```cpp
template <int PV, int KT>
DEVI void segw_body(const SegWArgs &w, const int blk) {
    static_assert(MFB_FFT_FUSED, "the fused 256-point transform");
    using Cfg = SegCfg<256>;
    using WC = SegWCfg<PV, KT>;
    constexpr int L = 256, NT = Cfg::NT, CT = Cfg::CT, PPL = Cfg::PPL, RT = WC::RT, ND = WC::ND, OFF = WC::OFF, WSTR = WC::WSTR;
    static_assert(NT == WC::NT && CT == WC::CT && PPL == WC::PPL, "256-point geometry");
    const SegFArgs &a = w.f;
    extern __shared__ __attribute__((aligned(16))) cf lds[];
    const int tid = threadIdx.x;
    const int wave = __builtin_amdgcn_readfirstlane(tid >> 6);
    const int lane = tid & 63;
    const int g = lane % NT;
    const int col = lane / NT;
    cf *mylds = lds + wave * Cfg::LDS_PER_TEAM + col * padlen(L);
    cf *wlds = lds + Cfg::LDS_ELEMS + wave * CT * WSTR;
    F256Regs f256;
    f256_setup(f256, a.twL + L, g);

    const int grp = blk % a.nsg;
    const int u = (blk / a.nsg) * (Cfg::BLOCK / 64) + wave;
    const int per_sc = a.nblk * a.nbc;
    const int sc = u / per_sc, rest = u - sc * per_sc;
    const int bk = rest / a.nbc, bc = rest - bk * a.nbc;
    const int gs0 = a.gbins ? 0 : (int)((long long)grp * a.nslots / a.nsg);
    const int glen = a.gbins ? a.nslots : (int)((long long)(grp + 1) * a.nslots / a.nsg) - gs0;
    const int gb0 = a.gbins ? (int)((long long)grp * a.dper / a.nsg) : 0;
    const int gblen = a.gbins ? (int)((long long)(grp + 1) * a.dper / a.nsg) - gb0 : a.dper;
    const int s0 = __builtin_amdgcn_readfirstlane(a.slot0 + gs0 + sc * a.fs);
    const int s1 = __builtin_amdgcn_readfirstlane(min(a.slot0 + gs0 + glen, s0 + a.fs));
    const int jb0 = __builtin_amdgcn_readfirstlane(gb0 + bc * a.fb);
    const int jb1 = __builtin_amdgcn_readfirstlane(min(gb0 + gblen, jb0 + a.fb));
    if (sc >= a.nsc || s0 >= s1 || jb0 >= jb1 || bk >= a.nblk) return;

    const unsigned nmask = (unsigned)a.N - 1u;
    const auto xr = mk_rsrc(a.x + (size_t)bk * (size_t)a.xstride, (unsigned)a.N * sizeof(cf));
    const auto qr = mk_rsrc(a.Qs, (unsigned)a.dper * (unsigned)(L * sizeof(float)));
    const auto br = mk_rsrc(w.Wb, (unsigned)a.dper * (unsigned)(KT * 2 * 64 * 16));
    auto load_q = [&](cf (&dst)[PPL / 2], int bin) {
#pragma unroll
        for (int jj = 0; jj < PPL / 4; ++jj)
            buf_load_cf2(qr, g * 4 * (int)sizeof(float), bin * (L * (int)sizeof(float)) + jj * NT * 4 * (int)sizeof(float), dst[2 * jj], dst[2 * jj + 1]);
    };
    auto load_b = [&](seg_h8 (&hi)[KT], seg_h8 (&lo)[KT], int bin) {
#pragma unroll
        for (int kk = 0; kk < KT; ++kk) {
            hi[kk] = __builtin_bit_cast(seg_h8, __builtin_amdgcn_raw_buffer_load_b128(br, lane * 16, (bin * KT + kk) * 2 * 1024, 0));
            lo[kk] = __builtin_bit_cast(seg_h8, __builtin_amdgcn_raw_buffer_load_b128(br, lane * 16, ((bin * KT + kk) * 2 + 1) * 1024, 0));
        }
    };
    constexpr int so_x = NT * (int)sizeof(cf);
    const int T = w.T;
    const int i16 = lane & 15, q = lane >> 4;
    const bool im_half = q >= 2;
    const int qo = 8 * (q & 1);

    const bool one_chunk = jb1 - jb0 <= 64;
    int wexl = jb0 + lane < jb1 ? w.Wexp[jb0 + lane] : 0;

    for (int slot = s0; slot < s1; ++slot) {
        cf v[PPL];
        {
            const unsigned e0 = (unsigned)(slot * CT + col) * (unsigned)a.V + (unsigned)g;
            const unsigned last = (unsigned)(slot * CT + CT - 1) * (unsigned)a.V + (unsigned)L;
            if (__builtin_amdgcn_readfirstlane(last <= (unsigned)a.N ? 1 : 0)) {
                const int vo_x = (int)(e0 * sizeof(cf));
#pragma unroll
                for (int i = 0; i < PPL; ++i) {
                    const cf t = buf_load_cf(xr, vo_x, i * so_x);
                    v[i] = mkc(t.y, t.x);
                }
            } else {
#pragma unroll
                for (int i = 0; i < PPL; ++i) {
                    const cf t = buf_load_cf(xr, (int)(((e0 + (unsigned)(NT * i)) & nmask) * sizeof(cf)), 0);
                    v[i] = mkc(t.y, t.x);
                }
            }
        }
        int ea;
        {
            cf *myw = wlds + col * WSTR;
            float mx = 0.f;
#pragma unroll
            for (int i = 0; i < RT; ++i) {
                const cf s = mkc(v[i].y, v[i].x);
                myw[g + NT * i + OFF] = s;
                mx = fmaxf(mx, fmaxf(fabsf(s.x), fabsf(s.y)));
            }
#pragma unroll
            for (int i = PPL - KT; i < PPL; ++i) {
                const int t = g + NT * i - L;
                const cf s = t >= -(T - 1) ? mkc(v[i].y, v[i].x) : mkc(0.f, 0.f);
                if (t + OFF >= 0) myw[t + OFF] = s;
                mx = fmaxf(mx, fmaxf(fabsf(s.x), fabsf(s.y)));
            }
#pragma unroll
            for (int m = 1; m < NT; m <<= 1) mx = fmaxf(mx, __shfl_xor(mx, m));
            int e;
            (void)frexpf(mx, &e);
            ea = 15 - e;
        }
        xsync<1>();
        cf A[PPL];
        {
            auto keep = [&](int, cf val, auto, auto nu) { A[decltype(nu)::value / NT] = val; };
            fft256_fused<0, PPL>(v, mylds, g, f256, keep);
        }
        cf pp[PPL / 2];
#pragma unroll
        for (int j = 0; j < PPL / 2; ++j) {
            const cf p0 = A[2 * j] * A[2 * j], p1 = A[2 * j + 1] * A[2 * j + 1];
            pp[j] = mkc(p0.x + p0.y, p1.x + p1.y);
        }
        seg_h8 ahi[CT][ND], alo[CT][ND];
        int eseg[CT];
#pragma unroll
        for (int c = 0; c < CT; ++c) {
            eseg[c] = __builtin_amdgcn_readlane(ea, NT * c);
            const cf *wc = wlds + c * WSTR;
#pragma unroll
            for (int di = 0; di < ND; ++di) {
                const int base = 16 * (di - (KT - 1)) + i16 - qo + OFF;
#pragma unroll
                for (int j = 0; j < 8; ++j) {
                    const cf s = wc[base - j];
                    const float sv = __builtin_ldexpf(im_half ? s.y : s.x, eseg[c]);
                    const _Float16 h = (_Float16)sv;
                    ahi[c][di][j] = h;
                    alo[c][di][j] = (_Float16)(sv - (float)h);
                }
            }
        }
        xsync<1>();

        for (int jc = jb0; jc < jb1; jc += 64) {
            if (!one_chunk) {
                wexl = jc + lane < jb1 ? w.Wexp[jc + lane] : 0;
                __builtin_amdgcn_s_waitcnt(0x0F70);
            }
            const int jc1 = min(jb1, jc + 64);
            SegWBin<KT> b0, b1;
            seg_f4 acc0[CT][RT], acc1[CT][RT];
            auto parseval = [&](const SegWBin<KT> &b) {
                cf t2[2] = {mkc(0.f, 0.f), mkc(0.f, 0.f)};
#pragma unroll
                for (int j = 0; j < PPL / 2; ++j) t2[j & 1] = __builtin_elementwise_fma(pp[j], b.q[j], t2[j & 1]);
                return (t2[0].x + t2[0].y) + (t2[1].x + t2[1].y);
            };
            auto fetch = [&](SegWBin<KT> &b, int bin) {
                load_q(b.q, bin);
                load_b(b.hi, b.lo, bin);
            };
            auto products = [&](seg_f4 (&acc)[CT][RT], const SegWBin<KT> &b) {
#pragma unroll
                for (int c = 0; c < CT; ++c) {
#pragma unroll
                    for (int rt = 0; rt < RT; ++rt) {
                        seg_f4 t = {0.f, 0.f, 0.f, 0.f};
#pragma unroll
                        for (int kk = 0; kk < KT; ++kk) {
                            const int di = rt - kk + KT - 1;
                            t = __builtin_amdgcn_mfma_f32_16x16x32_f16(alo[c][di], b.hi[kk], t, 0, 0, 0);
                            t = __builtin_amdgcn_mfma_f32_16x16x32_f16(ahi[c][di], b.lo[kk], t, 0, 0, 0);
                            t = __builtin_amdgcn_mfma_f32_16x16x32_f16(ahi[c][di], b.hi[kk], t, 0, 0, 0);
                        }
                        acc[c][rt] = t;
                    }
                }
            };
            auto finish = [&](const seg_f4 (&acc)[CT][RT], float tot, int jb) {
                const int wexp = __builtin_amdgcn_readlane(wexl, jb - jc);
                float wacc = 0.f;
#pragma unroll
                for (int c = 0; c < CT; ++c) {
                    float sq[RT];
#pragma unroll
                    for (int rt = 0; rt < RT; ++rt) {
                        const seg_f4 t = acc[c][rt];
                        sq[rt] = __builtin_fmaf(t.x, t.x, t.y * t.y) + __builtin_fmaf(t.z, t.z, t.w * t.w);
                    }
                    float s = sq[0];
#pragma unroll
                    for (int rt = 1; rt < RT; ++rt) s += sq[rt];
                    wacc += __builtin_ldexpf(s, wexp - 2 * eseg[c]);
                }
                float sv = __builtin_fmaf((float)L, tot, -wacc);
                sv += __int_as_float(__builtin_amdgcn_mov_dpp(__float_as_int(sv), 0xB1, 0xF, 0xF, true));
                sv += __int_as_float(__builtin_amdgcn_mov_dpp(__float_as_int(sv), 0x4E, 0xF, 0xF, true));
                sv += __int_as_float(__builtin_amdgcn_mov_dpp(__float_as_int(sv), 0x124, 0xF, 0xF, true));
                sv += __int_as_float(__builtin_amdgcn_mov_dpp(__float_as_int(sv), 0x128, 0xF, 0xF, true));
                const float r0 = __int_as_float(__builtin_amdgcn_readlane(__float_as_int(sv), 0));
                const float r1 = __int_as_float(__builtin_amdgcn_readlane(__float_as_int(sv), 16));
                const float r2 = __int_as_float(__builtin_amdgcn_readlane(__float_as_int(sv), 32));
                const float r3 = __int_as_float(__builtin_amdgcn_readlane(__float_as_int(sv), 48));
                return (r0 + r1) + (r2 + r3);
            };
            auto store = [&](float total, int jb) {
                if (lane < a.MU)
                    a.partials[((size_t)(a.part_row0 + bk * a.dper + jb) * a.MU + lane) * a.parts + slot] = lane == 0 ? total * a.scale : 0.f;
            };
            auto step = [&](seg_f4 (&accn)[CT][RT], SegWBin<KT> &bn, const seg_f4 (&accp)[CT][RT], SegWBin<KT> &bp, float totp, int jb) {
                const float totn = parseval(bn);
                fetch(bp, min(jb + 2, jc1 - 1));
                products(accn, bn);
                const float total = finish(accp, totp, jb);
#pragma unroll
                for (int i = 0; i < CT * RT * KT * 3; ++i) {
                    __builtin_amdgcn_sched_group_barrier(0x8, 1, 0);
                    __builtin_amdgcn_sched_group_barrier(0x2, 2, 0);
                }
                store(total, jb);
                return totn;
            };
            fetch(b0, jc);
            fetch(b1, min(jc + 1, jc1 - 1));
            float tot0 = parseval(b0), tot1 = 0.f;
            products(acc0, b0);
            int jb = jc;
            while (true) {
                if (jb + 1 >= jc1) {
                    store(finish(acc0, tot0, jb), jb);
                    break;
                }
                tot1 = step(acc1, b1, acc0, b0, tot0, jb);
                ++jb;
                if (jb + 1 >= jc1) {
                    store(finish(acc1, tot1, jb), jb);
                    break;
                }
                tot0 = step(acc0, b0, acc1, b1, tot1, jb);
                ++jb;
            }
        }
    }
}
template <int PV, int KT>
__global__ void __launch_bounds__(SegCfg<256>::BLOCK) __attribute__((amdgpu_waves_per_eu(SegWCfg<PV, KT>::WAVES, SegWCfg<PV, KT>::WAVES)))
k_segw(SegWArgs w) {
    segw_body<PV, KT>(w, (int)blockIdx.x);
}
```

Problem details
Copy each line above containing the string "WSTR".

Your response
    constexpr int L = 256, NT = Cfg::NT, CT = Cfg::CT, PPL = Cfg::PPL, RT = WC::RT, ND = WC::ND, OFF = WC::OFF, WSTR = WC::WSTR;
    cf *wlds = lds + Cfg::LDS_ELEMS + wave * CT * WSTR;
            cf *myw = wlds + col * WSTR;
            const cf *wc = wlds + c * WSTR;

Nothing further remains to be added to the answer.